The Canada Border Services Agency audit says the findings are significant because commercial air cargo accounts for about one-quarter of all arriving shipments.
The audit team visited the high-volume airports in Vancouver, Toronto and Montreal as well as three unidentified smaller ones in their study of the agency's air cargo examination program.
Regional border services officers scrutinize incoming goods, decide whether to allow them entry and take action if they discover violations.
The audit report, dated last July, was only recently made public.
Portions of the document — including details of some risks posed by deficiencies — were considered too sensitive to release.
However, the report does highlight one risk — that weaknesses mean "contraband and other unacceptable items could be brought into Canada" — possibly with the help of corrupt people working in airports.
Some program officials were not sure who to contact at headquarters when they had questions or concerns, the report says.
During regional site visits, the auditors found notes were being taken on air cargo examinations. But there was no national electronic system to record the results.
The report also expressed concerns about possible inconsistencies from region to region in training border officers.
In addition, the availability and usefulness of tools to help with examinations varied across the country.
The audit recommends the border agency strengthen oversight of commercial air cargo, ensure standardized delivery of training and "address gaps in detection technology."
The audit reveals that another, earlier internal review identified "gaps" related to training, technology and six other areas. As a result, a plan to address the problems was developed.
The border services agency did not make anyone available Tuesday for an interview.

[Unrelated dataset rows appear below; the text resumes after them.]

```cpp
GPU_API void GPUX_OpCopyTextureMipToBuffer(GPU_Graph* graph, GPU_Texture* src, uint32_t mip_level, GPU_Buffer* dst, uint32_t dst_offset);
GPU_API void GPUX_OpCopyBufferToTextureMip(GPU_Graph* graph, GPU_Buffer* src, uint32_t src_offset, GPU_Texture* dst, uint32_t mip_level);
GPU_API uint64_t GPUX_TextureMipBytes(const GPU_Texture* texture, uint32_t mip_level);
GPU_API void GPUX_OpCopyDecodedTextureMipToBuffer(GPU_Graph* graph, GPU_Texture* src, uint32_t mip_level, GPU_Buffer* dst, uint32_t dst_offset);
GPU_API void GPUX_OpProjectSH9(GPU_Graph* graph, GPU_Texture* cube, uint32_t mip_level, uint32_t face0, uint32_t face1, uint32_t row0, uint32_t row1,
                               GPU_Buffer* dst, uint32_t dst_offset);
GPU_API void GPUX_OpIrradianceFromSH9(GPU_Graph* graph, GPU_Buffer* src, uint32_t src_offset, GPU_Texture* irradiance_cube, uint32_t mip_level);
GPU_API void* GPUX_TextureDevicePtr(GPU_Texture* texture, uint32_t mip_level);
GPU_API void* GPUX_BufferDevicePtr(GPU_Buffer* buffer);
GPU_API void* GPUX_GraphStream(GPU_Graph* graph);

GPU_API GPU_Texture* GPUX_MakeTextureExternal(GPU_Format format, uint32_t width, uint32_t height, uint32_t depth, GPU_TextureFlags flags,
                                              void* device_memory, uint64_t device_bytes);
GPU_API void GPUX_InvalidateTexture(GPU_Texture* texture);
GPU_API uint64_t GPUX_TextureTotalBytes(const GPU_Texture* texture);
GPU_API uint64_t GPUX_TextureMipOffset(const GPU_Texture* texture, uint32_t mip_level);

GPU_API GPU_Texture* GPUX_MakeCubemapFromEquirect(const void* rgba32f, uint32_t width, uint32_t height, uint32_t face_size, GPU_TextureFlags extra_flags);

GPU_API void GPUX_EnableOpTiming(int enable);
GPU_API uint32_t GPUX_GraphTimedOpCount(GPU_Graph* graph);
GPU_API const char* GPUX_GraphTimedOpName(GPU_Graph* graph, uint32_t index);
GPU_API float GPUX_GraphTimedOpMs(GPU_Graph* graph, uint32_t index);
GPU_API void GPUX_SetPrefilterTolerance(float rel);
GPU_API int GPUX_PrefilterKeptSamples(uint32_t mip_level);
GPU_API float GPUX_GraphSpanMs(GPU_Graph* graph);

GPU_API void GPUX_SetTileStreams(int count);

GPU_API void GPUX_SetGraphReplay(int enable);
GPU_API void GPUX_GraphReplayStats(GPU_Graph* graph, uint64_t* launches, uint64_t* updates, uint64_t* instantiations);
GPU_API uint64_t GPUX_FoldedBlitCount(void);
GPU_API void GPUX_SetGraphOverlap(int on);
GPU_API uint64_t GPUX_OverlappedSubmitCount(void);

GPU_API uint64_t GPUX_RasterRejectedTriangles(void);
GPU_API uint64_t GPUX_VoxelizeFragments(void);

#endif
```

vulkan-pbr-renderer_amd/csrc/gpu_hip.cpp:

```cpp
#include <hip/hip_runtime.h>

#include <math.h>
#include <stdarg.h>
#include <stdio.h>
#include <stdlib.h>
#include <string.h>

#include <map>
#include <string>
#include <vector>

#include "gpux.h"
#include "pbr_kernels.h"

static GPUX_ErrorHandler g_err_handler = nullptr;
static void* g_err_user = nullptr;

static void gpu_fail(const char* fmt, ...) {
    char buf[1024];
    va_list ap;
    va_start(ap, fmt);
    vsnprintf(buf, sizeof buf, fmt, ap);
    va_end(ap);
    if (g_err_handler) { g_err_handler(buf, g_err_user); return; }
    fprintf(stderr, "GPU-ERROR: %s\n", buf);
    fflush(stderr);
    abort();
}
#define GPU_REQUIRE(cond, ret, ...) do { if (!(cond)) { gpu_fail(__VA_ARGS__); return ret; } } while (0)
#define GPU_REQUIRE_V(cond, ...) do { if (!(cond)) { gpu_fail(__VA_ARGS__); return; } } while (0)
#define HIP_OK(call) do { hipError_t e_ = (call); if (e_ != hipSuccess) { gpu_fail("%s: HIP call failed: %s (%s)", __func__, #call, hipGetErrorString(e_)); } } while (0)

enum BindKind { Bind_Texture, Bind_Sampler, Bind_Buffer, Bind_StorageImage };
enum KernelId { Kernel_None = 0, Kernel_BrdfLut, Kernel_Irradiance, Kernel_Prefilter, Kernel_Lighting, Kernel_LightgridSweep, Kernel_TaaResolve, Kernel_FinalPost, Kernel_BloomDown, Kernel_BloomUp, Kernel_SunDepth, Kernel_Geometry, Kernel_Voxelize };

static bool is_bloom_kernel(KernelId k) { return k == Kernel_BloomDown || k == Kernel_BloomUp; }
static bool is_post_kernel(KernelId k) { return is_bloom_kernel(k) || k == Kernel_FinalPost || k == Kernel_TaaResolve; }

struct GPU_Sampler { GPU_SamplerDesc desc; bool shared; };

struct LayoutBinding { std::string name; BindKind kind; GPU_Format format; };
struct GPU_PipelineLayout { std::vector<LayoutBinding> bindings; bool finalized = false; };

struct TextureImpl {
    GPU_Texture base;
    void* dev = nullptr;
    size_t bytes = 0;
    std::vector<size_t> mip_offset;
    uint32_t texel_bytes = 0;
    void* bordered = nullptr;
    size_t bordered_bytes = 0;
    bool bordered_valid = false;
    int bordered_from = 0;
    bool owns_memory = true;
    void* decoded = nullptr; std::vector<size_t> decoded_offset;
    void* cells = nullptr; int cells_first = 0; std::vector<size_t> cells_off; std::vector<char> cells_valid;
    void* lut_cells = nullptr; bool lut_cells_valid = false;
    std::vector<char> range_valid; std::vector<float> range_min, range_max; void* range_dev = nullptr;
};
struct BufferImpl {
// ... 50 lines not shown
    hipEvent_t mid_ev = nullptr;
    bool mid_recorded = false;
    std::vector<TextureImpl*> tail_reads, tail_writes;
    size_t sync_used = 0;
    std::vector<Op> ops;
    bool submitted = false;
    GPU_ComputePipeline* bound_cpipe = nullptr;
    GPU_DescriptorSet* bound_cset = nullptr;
    uint8_t push[128]; uint32_t push_size = 0;
    GPU_RenderPass* preparing = nullptr; GPU_RenderPass* in_pass = nullptr;
    std::vector<DrawParams> draw_params;
    int bound_draw = -1;
    BufferImpl* vertex_buffer = nullptr; BufferImpl* index_buffer = nullptr;
    int raster_op = -1;
    std::vector<RasterScratch> raster; size_t raster_used = 0;
    void* sh_scratch = nullptr; size_t sh_scratch_bytes = 0;
    hipGraphExec_t exec = nullptr;
    bool replay_broken = false;
    uint64_t replay_launches = 0, replay_updates = 0, replay_instantiations = 0;
    std::vector<uint8_t> launch_sig, exec_sig;
    std::vector<hipEvent_t> ev;
    std::vector<std::string> timed_names;
    std::vector<float> timed_ms;
    hipEvent_t span_a = nullptr, span_b = nullptr;
    bool span_recorded = false;
    float span_ms = 0.0f;
};

struct DeviceTable { void* dev = nullptr; int count = 0; float alpha = 0.0f; std::vector<float> weights;  };
struct TableKey {
    int kind, n, aux; uint32_t rbits;
    bool operator<(const TableKey& o) const {
        if (kind != o.kind) return kind < o.kind;
        if (n != o.n) return n < o.n;
        if (aux != o.aux) return aux < o.aux;
        return rbits < o.rbits;
    }
};

static struct {
    GPU_Graph* last_submitted = nullptr;
    bool init = false;
    int device = -1;
    GPU_Sampler samplers[6];
    std::map<TableKey, DeviceTable> tables;
    bool timing = false;
    float prefilter_tol = 0.0f;
    int kept_samples[32] = {0};
    int fold = -1;
    int order = -1;
    int overlap = -1;
    int replay = -1;
    int tile_streams = -1;
    unsigned long long* raster_rejected = nullptr;
    uint64_t raster_rejected_base = 0;
} G;

static const char kTokenLut[] = "HIPK1:gen_brdf_integration_map";
static const char kTokenIrr[] = "HIPK3:gen_irradiance_map";
static const char kTokenPre[] = "HIPK4:gen_prefiltered_env_map";
static const char kTokenLit[] = "HIPK5:lighting_pass";
static const char kTokenSweep[] = "HIPK7:lightgrid_sweep";
static const char kTokenTaa[] = "HIPK8:taa_resolve";
static const char kTokenFinal[] = "HIPK9:final_post_process";
static const char kTokenBloomDown[] = "HIPK10:bloom_downsample";
static const char kTokenBloomUp[] = "HIPK11:bloom_upsample";
static const char kTokenSun[] = "HIPK12:sun_depth_pass";
static const char kTokenGeometry[] = "HIPK13:geometry_pass";
static const char kTokenVoxelize[] = "HIPK14:lightgrid_voxelize";

GPU_API GPU_FormatInfo GPUX_GetFormatInfo(GPU_Format f) {
    struct Row { GPU_Format f; uint32_t ext, size; bool s, v, c, d, st, i; const char* glsl; };
    static const Row rows[] = {
        {GPU_Format_R8UN, 1, 1, 1, 1, 1, 0, 0, 0, "r8"}, {GPU_Format_RG8UN, 1, 2, 1, 1, 1, 0, 0, 0, "rg8"},
        {GPU_Format_RGBA8UN, 1, 4, 1, 1, 1, 0, 0, 0, "rgba8"}, {GPU_Format_BGRA8UN, 1, 4, 1, 1, 1, 0, 0, 0, nullptr},
        {GPU_Format_R16F, 1, 2, 1, 1, 1, 0, 0, 0, "r16f"}, {GPU_Format_RG16F, 1, 4, 1, 1, 1, 0, 0, 0, "rg16f"},
        {GPU_Format_RGB16F, 1, 6, 0, 1, 0, 0, 0, 0, nullptr}, {GPU_Format_RGBA16F, 1, 8, 1, 1, 1, 0, 0, 0, "rgba16f"},
        {GPU_Format_R32F, 1, 4, 1, 1, 1, 0, 0, 0, "r32f"}, {GPU_Format_RG32F, 1, 8, 1, 1, 1, 0, 0, 0, "rg32f"},
        {GPU_Format_RGB32F, 1, 12, 0, 1, 0, 0, 0, 0, nullptr}, {GPU_Format_RGBA32F, 1, 16, 1, 1, 1, 0, 0, 0, "rgba32f"},
        {GPU_Format_R8I, 1, 1, 1, 1, 1, 0, 0, 1, "r8ui"}, {GPU_Format_R16I, 1, 2, 1, 1, 1, 0, 0, 1, "r16ui"},
        {GPU_Format_RG16I, 1, 4, 1, 1, 1, 0, 0, 1, "rg16ui"}, {GPU_Format_RGBA16I, 1, 8, 1, 1, 1, 0, 0, 1, "rgba16ui"},
        {GPU_Format_R32I, 1, 4, 1, 1, 1, 0, 0, 1, "r32ui"}, {GPU_Format_RG32I, 1, 8, 1, 1, 1, 0, 0, 1, "rg32ui"},
        {GPU_Format_RGB32I, 1, 12, 1, 1, 0, 0, 0, 1, nullptr}, {GPU_Format_RGBA32I, 1, 16, 1, 1, 1, 0, 0, 1, "rgba32ui"},
        {GPU_Format_R64I, 1, 8, 0, 0, 0, 0, 0, 1, "r64ui"}, {GPU_Format_D16UN, 1, 2, 1, 0, 0, 1, 0, 0, nullptr},
        {GPU_Format_D32F_Or_X8D24UN, 1, 4, 1, 0, 0, 1, 0, 0, nullptr}, {GPU_Format_D32FS8I_Or_D24UNS8I, 1, 5, 0, 0, 0, 1, 0, 0, nullptr},
        {GPU_Format_D24UNS8I_Or_D32FS8I, 1, 4, 0, 0, 0, 1, 0, 0, nullptr},
        {GPU_Format_BC1_RGB_UN, 4, 8, 1, 0, 0, 0, 0, 0, nullptr}, {GPU_Format_BC1_RGBA_UN, 4, 8, 1, 0, 0, 0, 0, 0, nullptr},
        {GPU_Format_BC3_RGBA_UN, 4, 16, 1, 0, 0, 0, 0, 0, nullptr}, {GPU_Format_BC5_UN, 4, 16, 1, 0, 0, 0, 0, 0, nullptr},
    };
    for (const Row& r : rows)
        if (r.f == f) { GPU_FormatInfo o = {r.ext, r.size, r.s, r.v, r.c, r.d, r.st, r.i, r.glsl}; return o; }
    GPU_FormatInfo z = {0, 0, false, false, false, false, false, false, nullptr};
    return z;
}
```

However, the report spells out the border agency's plans for improvement, including:
— Stronger communication between headquarters and the regions;
— Improved quality of examination results recorded by field officers;
— Revised national training for officers;
— Purchase of new detection technology for the highest-risk air cargo locations by March of this year.
"It should be noted that the absence of detection technology does not prevent effective examinations as borders services officers are appropriately trained to conduct examinations without such technology," the management response says.
But the agency allows that "its presence improves the efficiency of examinations."